* Work to be completed
Some lines of the records below include the word "qstride". Report how many, and write nothing besides the number.
━━━ Records for this task
# openMVG/openMVG

Hardware: AMD Instinct MI355X
Metric: descriptor pairs/s (brute-force L2 2-NN + ratio matching) (higher is better)
Workload: dtype i8 (int32 accumulate); 1 GPU; 1000 images x 2000 SIFT-like uint8x128 descriptors, exhaustive pairs (499500 image pairs, 499500 on rank 0), ratio 0.8; parallelism=pair-sharded x1, no collective

## Files before the change

### include/mvgx.h

```cpp
#ifndef MVGX_H_
#define MVGX_H_

#include <stddef.h>
#include <stdint.h>

#ifdef __cplusplus
extern "C" {
#endif

#define MVGX_OK 0
#define MVGX_ERR_ARG 1
#define MVGX_ERR_HIP 2
#define MVGX_ERR_NODEV 3
#define MVGX_ERR_STATE 4
#define MVGX_ERR_UNSUPPORTED 5
#define MVGX_ERR_NUMERIC 6
#define MVGX_ERR_STRUCTURE 7

const char* mvgx_last_error(void);
int mvgx_device_count(int* count);
int mvgx_abi_version(void);


typedef struct mvgx_match_ctx mvgx_match_ctx;
// ... 10 lines not shown
  uint32_t kernel_vgprs;
  uint32_t variant;
} mvgx_match_stats;

int mvgx_match_create(int device, mvgx_match_ctx** out);
int mvgx_match_create_multi(const int* devices, int n_devices, mvgx_match_ctx** out);
int mvgx_match_destroy(mvgx_match_ctx* ctx);

int mvgx_match_set_option(mvgx_match_ctx* ctx, const char* key, int64_t value);

int mvgx_match_set_regions(mvgx_match_ctx* ctx, const uint8_t* const* desc_rows, const uint32_t* n_desc,
                           uint32_t n_images, uint32_t dim);

int mvgx_match_set_regions_device(mvgx_match_ctx* ctx, const void* d_desc_concat, const uint32_t* n_desc,
                                  uint32_t n_images, uint32_t dim);

int mvgx_match_run(mvgx_match_ctx* ctx, const uint32_t* pairs_IJ, uint64_t n_pairs, float ratio_sq,
                   mvgx_match_stats* stats );

typedef int (*mvgx_match_batch_sink)(void* user, uint64_t first_pair, uint32_t n_pairs, const uint32_t* offsets,
                                     const uint32_t* ij);
int mvgx_match_run_stream(mvgx_match_ctx* ctx, const uint32_t* pairs_IJ, uint64_t n_pairs, float ratio_sq,
                          mvgx_match_batch_sink sink, void* user, mvgx_match_stats* stats );

int mvgx_match_results(mvgx_match_ctx* ctx, const uint64_t** offsets, const uint32_t** ij);

int mvgx_match_pairs_u8_l2(const uint8_t* const* desc_rows, const uint32_t* n_desc, uint32_t n_images,
                           uint32_t dim, const uint32_t* pairs_IJ, uint64_t n_pairs, float ratio_sq,
                           int device, mvgx_match_sink sink, void* user);

typedef struct mvgx_hamming_ctx mvgx_hamming_ctx;
int mvgx_hamming_create(int device, mvgx_hamming_ctx** out);
int mvgx_hamming_destroy(mvgx_hamming_ctx* ctx);
int mvgx_hamming_set_option(mvgx_hamming_ctx* ctx, const char* key , int64_t value);
int mvgx_hamming_set_regions(mvgx_hamming_ctx* ctx, const uint8_t* const* desc_rows, const uint32_t* n_desc,
                             uint32_t n_images, uint32_t desc_bytes);
int mvgx_hamming_run(mvgx_hamming_ctx* ctx, const uint32_t* pairs_IJ, uint64_t n_pairs, float dist_ratio,
                     mvgx_match_stats* stats );
int mvgx_hamming_results(mvgx_hamming_ctx* ctx, const uint64_t** offsets, const uint32_t** ij);

typedef struct mvgx_l2f_ctx mvgx_l2f_ctx;
int mvgx_l2f_create(int device, mvgx_l2f_ctx** out);
int mvgx_l2f_destroy(mvgx_l2f_ctx* ctx);
int mvgx_l2f_set_option(mvgx_l2f_ctx* ctx, const char* key , int64_t value);
int mvgx_l2f_set_regions(mvgx_l2f_ctx* ctx, const float* const* desc_rows, const uint32_t* n_desc, uint32_t n_images,
                         uint32_t dim);
// ... 273 lines not shown
```

### openmvg_amd/_capi.py

```python
import ctypes as C
import os

_HERE = os.path.dirname(os.path.abspath(__file__))
LIB_PATH = os.environ.get("MVGX_LIB_PATH") or os.path.join(_HERE, "lib", "libmvgx_hip.so")

MVGX_OK = 0
MVGX_ERR_ARG, MVGX_ERR_HIP, MVGX_ERR_NODEV, MVGX_ERR_STATE, MVGX_ERR_UNSUPPORTED, MVGX_ERR_NUMERIC, MVGX_ERR_STRUCTURE = 1, 2, 3, 4, 5, 6, 7
MVGX_BA_MAX_INTR_PARAMS = 8


class MvgxError(RuntimeError):
    def __init__(self, code, msg):
        super().__init__(f"mvgx error {code}: {msg}")
        self.code = code


class MatchStats(C.Structure):
    _fields_ = [
        ("n_pairs", C.c_uint64),
        ("n_desc_pairs", C.c_uint64),
        ("n_matches", C.c_uint64),
        ("n_kernel_launches", C.c_uint64),
        ("kernel_ms", C.c_double),
        ("total_ms", C.c_double),
# ... 117 lines not shown
class ResectionOptions(C.Structure):
    _fields_ = [("solver", C.c_int32), ("max_iteration", C.c_uint32), ("error_max", C.c_double), ("waves_ahead", C.c_uint32),
                ("global_above", C.c_uint32)]


class ResectionStats(C.Structure):
    _fields_ = [("n_problems", C.c_uint64), ("n_iterations", C.c_uint64), ("n_models", C.c_uint64), ("kernel_ms", C.c_double),
                ("total_ms", C.c_double)]


PROTOTYPES = {
    "mvgx_last_error": (C.c_char_p, []),
    "mvgx_device_count": (C.c_int, [C.POINTER(C.c_int)]),
    "mvgx_abi_version": (C.c_int, []),
    "mvgx_match_create": (C.c_int, [C.c_int, C.POINTER(C.c_void_p)]),
    "mvgx_match_create_multi": (C.c_int, [C.POINTER(C.c_int), C.c_int, C.POINTER(C.c_void_p)]),
    "mvgx_match_destroy": (C.c_int, [C.c_void_p]),
    "mvgx_match_set_option": (C.c_int, [C.c_void_p, C.c_char_p, C.c_int64]),
    "mvgx_match_set_regions": (C.c_int, [C.c_void_p, C.POINTER(C.c_void_p), C.POINTER(C.c_uint32), C.c_uint32, C.c_uint32]),
    "mvgx_match_set_regions_device": (C.c_int, [C.c_void_p, C.c_void_p, C.POINTER(C.c_uint32), C.c_uint32, C.c_uint32]),
    "mvgx_match_run": (C.c_int, [C.c_void_p, C.c_void_p, C.c_uint64, C.c_float, C.POINTER(MatchStats)]),
    "mvgx_match_run_stream": (C.c_int, [C.c_void_p, C.c_void_p, C.c_uint64, C.c_float, MATCH_BATCH_SINK, C.c_void_p,
                                        C.POINTER(MatchStats)]),
    "mvgx_match_results": (C.c_int, [C.c_void_p, C.POINTER(C.POINTER(C.c_uint64)), C.POINTER(C.POINTER(C.c_uint32))]),
    "mvgx_match_pairs_u8_l2": (C.c_int, [C.POINTER(C.c_void_p), C.POINTER(C.c_uint32), C.c_uint32, C.c_uint32, C.c_void_p,
                                          C.c_uint64, C.c_float, C.c_int, MATCH_SINK, C.c_void_p]),
    "mvgx_hamming_create": (C.c_int, [C.c_int, C.POINTER(C.c_void_p)]),
    "mvgx_hamming_destroy": (C.c_int, [C.c_void_p]),
    "mvgx_hamming_set_option": (C.c_int, [C.c_void_p, C.c_char_p, C.c_int64]),
    "mvgx_hamming_set_regions": (C.c_int, [C.c_void_p, C.POINTER(C.c_void_p), C.POINTER(C.c_uint32), C.c_uint32, C.c_uint32]),
    "mvgx_hamming_run": (C.c_int, [C.c_void_p, C.c_void_p, C.c_uint64, C.c_float, C.POINTER(MatchStats)]),
    "mvgx_hamming_results": (C.c_int, [C.c_void_p, C.POINTER(C.POINTER(C.c_uint64)), C.POINTER(C.POINTER(C.c_uint32))]),
    "mvgx_l2f_create": (C.c_int, [C.c_int, C.POINTER(C.c_void_p)]),
    "mvgx_l2f_destroy": (C.c_int, [C.c_void_p]),
    "mvgx_l2f_set_option": (C.c_int, [C.c_void_p, C.c_char_p, C.c_int64]),
    "mvgx_l2f_set_regions": (C.c_int, [C.c_void_p, C.POINTER(C.c_void_p), C.POINTER(C.c_uint32), C.c_uint32, C.c_uint32]),
    "mvgx_l2f_run": (C.c_int, [C.c_void_p, C.c_void_p, C.c_uint64, C.c_float, C.POINTER(MatchStats)]),
    "mvgx_l2f_results": (C.c_int, [C.c_void_p, C.POINTER(C.POINTER(C.c_uint64)), C.POINTER(C.POINTER(C.c_uint32))]),
    "mvgx_l2u8_create": (C.c_int, [C.c_int, C.POINTER(C.c_void_p)]),
    "mvgx_l2u8_destroy": (C.c_int, [C.c_void_p]),
    "mvgx_l2u8_set_option": (C.c_int, [C.c_void_p, C.c_char_p, C.c_int64]),
    "mvgx_l2u8_set_regions": (C.c_int, [C.c_void_p, C.POINTER(C.c_void_p), C.POINTER(C.c_uint32), C.c_uint32, C.c_uint32]),
    "mvgx_l2u8_run": (C.c_int, [C.c_void_p, C.c_void_p, C.c_uint64, C.c_float, C.POINTER(MatchStats)]),
    "mvgx_l2u8_results": (C.c_int, [C.c_void_p, C.POINTER(C.POINTER(C.c_uint64)), C.POINTER(C.POINTER(C.c_uint32))]),
    "mvgx_cascade_create": (C.c_int, [C.c_int, C.POINTER(C.c_void_p)]),
    "mvgx_cascade_destroy": (C.c_int, [C.c_void_p]),
# ... 98 lines not shown
```

### openmvg_amd/csrc/mvgx_match.hip

```cpp
#include <hip/hip_runtime.h>

#include <algorithm>
#include <atomic>
#include <climits>
#include <condition_variable>
#include <cstdint>
#include <cstdlib>
#include <cstring>
#include <functional>
#include <mutex>
#include <string>
#include <thread>
#include <vector>

#include "mvgx_buffers.h"
#include "mvgx_common.h"
#include "mvgx_match_batch.h"

namespace {

using mvgx::DevBuf;
using mvgx::PinnedBuf;
using mvgx::set_error;

// ... 1175 lines not shown
      const uint32_t* dbr = reinterpret_cast<const uint32_t*>(rowsI + (size_t)i * kDim);
      int d = 0;
#pragma unroll
      for (int k = 0; k < 32; ++k) {
        const uint32_t x = qv[k], y = dbr[k];
#pragma unroll
        for (int bb = 0; bb < 4; ++bb) {
          const int df = (int)((x >> (8 * bb)) & 0xFF) - (int)((y >> (8 * bb)) & 0xFF);
          d += df * df;
        }
      }
      if (d < d0) { d1 = d0; d0 = d; i0 = i; }
      else if (d < d1) { d1 = d; }
    }
    const bool ok = __int2float_rn(d0) < __fmul_rn(p.ratio_sq, __int2float_rn(d1));
    p.best[(size_t)wk.x * p.qstride + p.rowpos[p.img_row_off[J] + q]] = ok ? i0 : kNoMatch;
    if (ok) atomicAdd(&p.count[wk.x], 1u);
  }
}


}

struct mvgx_match_ctx {
  int device = 0;
  hipStream_t stream = nullptr;
  hipEvent_t ev_total0 = nullptr, ev_total1 = nullptr;
  int variant = 4;
  int filter_shape = 16;
  int stage = 3;
  int profile = 0;
  int64_t batch_pairs = 1 << 15;
  int keep_host_results = 1;
  int overlap = 1;
  int verify_alone = 0;
  int debug_filter = 0;
  int stream_hold = 0;
  int pinned_stream = 1;
  uint32_t n_images = 0;
  uint32_t total_tiles = 0;
  uint32_t max_tiles_pad = 0;
  uint32_t qstride = 0;
  std::vector<uint32_t> h_n, h_tile_off, h_ntiles;
  std::vector<uint32_t> h_qtile_off;
  std::vector<uint64_t> h_row_off;
  DevBuf<uint8_t> d_rows;
  bool rows_owned = true;
  const uint8_t* d_rows_view = nullptr;
  DevBuf<int8_t> d_tiles, d_rows_slot, d_qtiles;
  DevBuf<int> d_rconst, d_cinit, d_qnorm, d_rownorm, d_qtnorm;
  DevBuf<uint64_t> d_row_off;
  DevBuf<uint32_t> d_tile_off, d_qtile_off, d_n, d_ntiles, d_perm, d_rowpos, d_neven, d_err;
  struct Slot {
    hipStream_t stream = nullptr;
    hipEvent_t ev_scan = nullptr;
    hipEvent_t ev_filter = nullptr;
    DevBuf<uint2> d_pairs, d_work, d_ij;
    DevBuf<uint4> d_work8, d_work8h;
    DevBuf<uint32_t> d_best, d_count, d_offsets;
    DevBuf<int2> d_cd;
    PinnedBuf<uint2> hp_pairs, hp_work;
    PinnedBuf<uint4> hp_work8, hp_work8h;
    PinnedBuf<uint32_t> hp_offsets;
    uint64_t p0 = 0;
    uint32_t nb = 0;
    hipEvent_t ev_copy = nullptr;
    PinnedBuf<uint32_t> hp_ij[2];
    std::vector<uint32_t> h_off_out[2];
    int out_set = 0;
    uint64_t out_p0 = 0;
    uint32_t out_nb = 0;
  } slot[2];
  struct Results {
    std::vector<uint64_t> offsets;
    PinnedBuf<uint32_t> ij;
    size_t ij_n = 0;
  } results[2];
  int cur = 0;
  int double_buffer = 0;
  std::vector<hipEvent_t> ev_pool;
  std::vector<mvgx_match_ctx*> children;
};
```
━━━━━━
* Output
2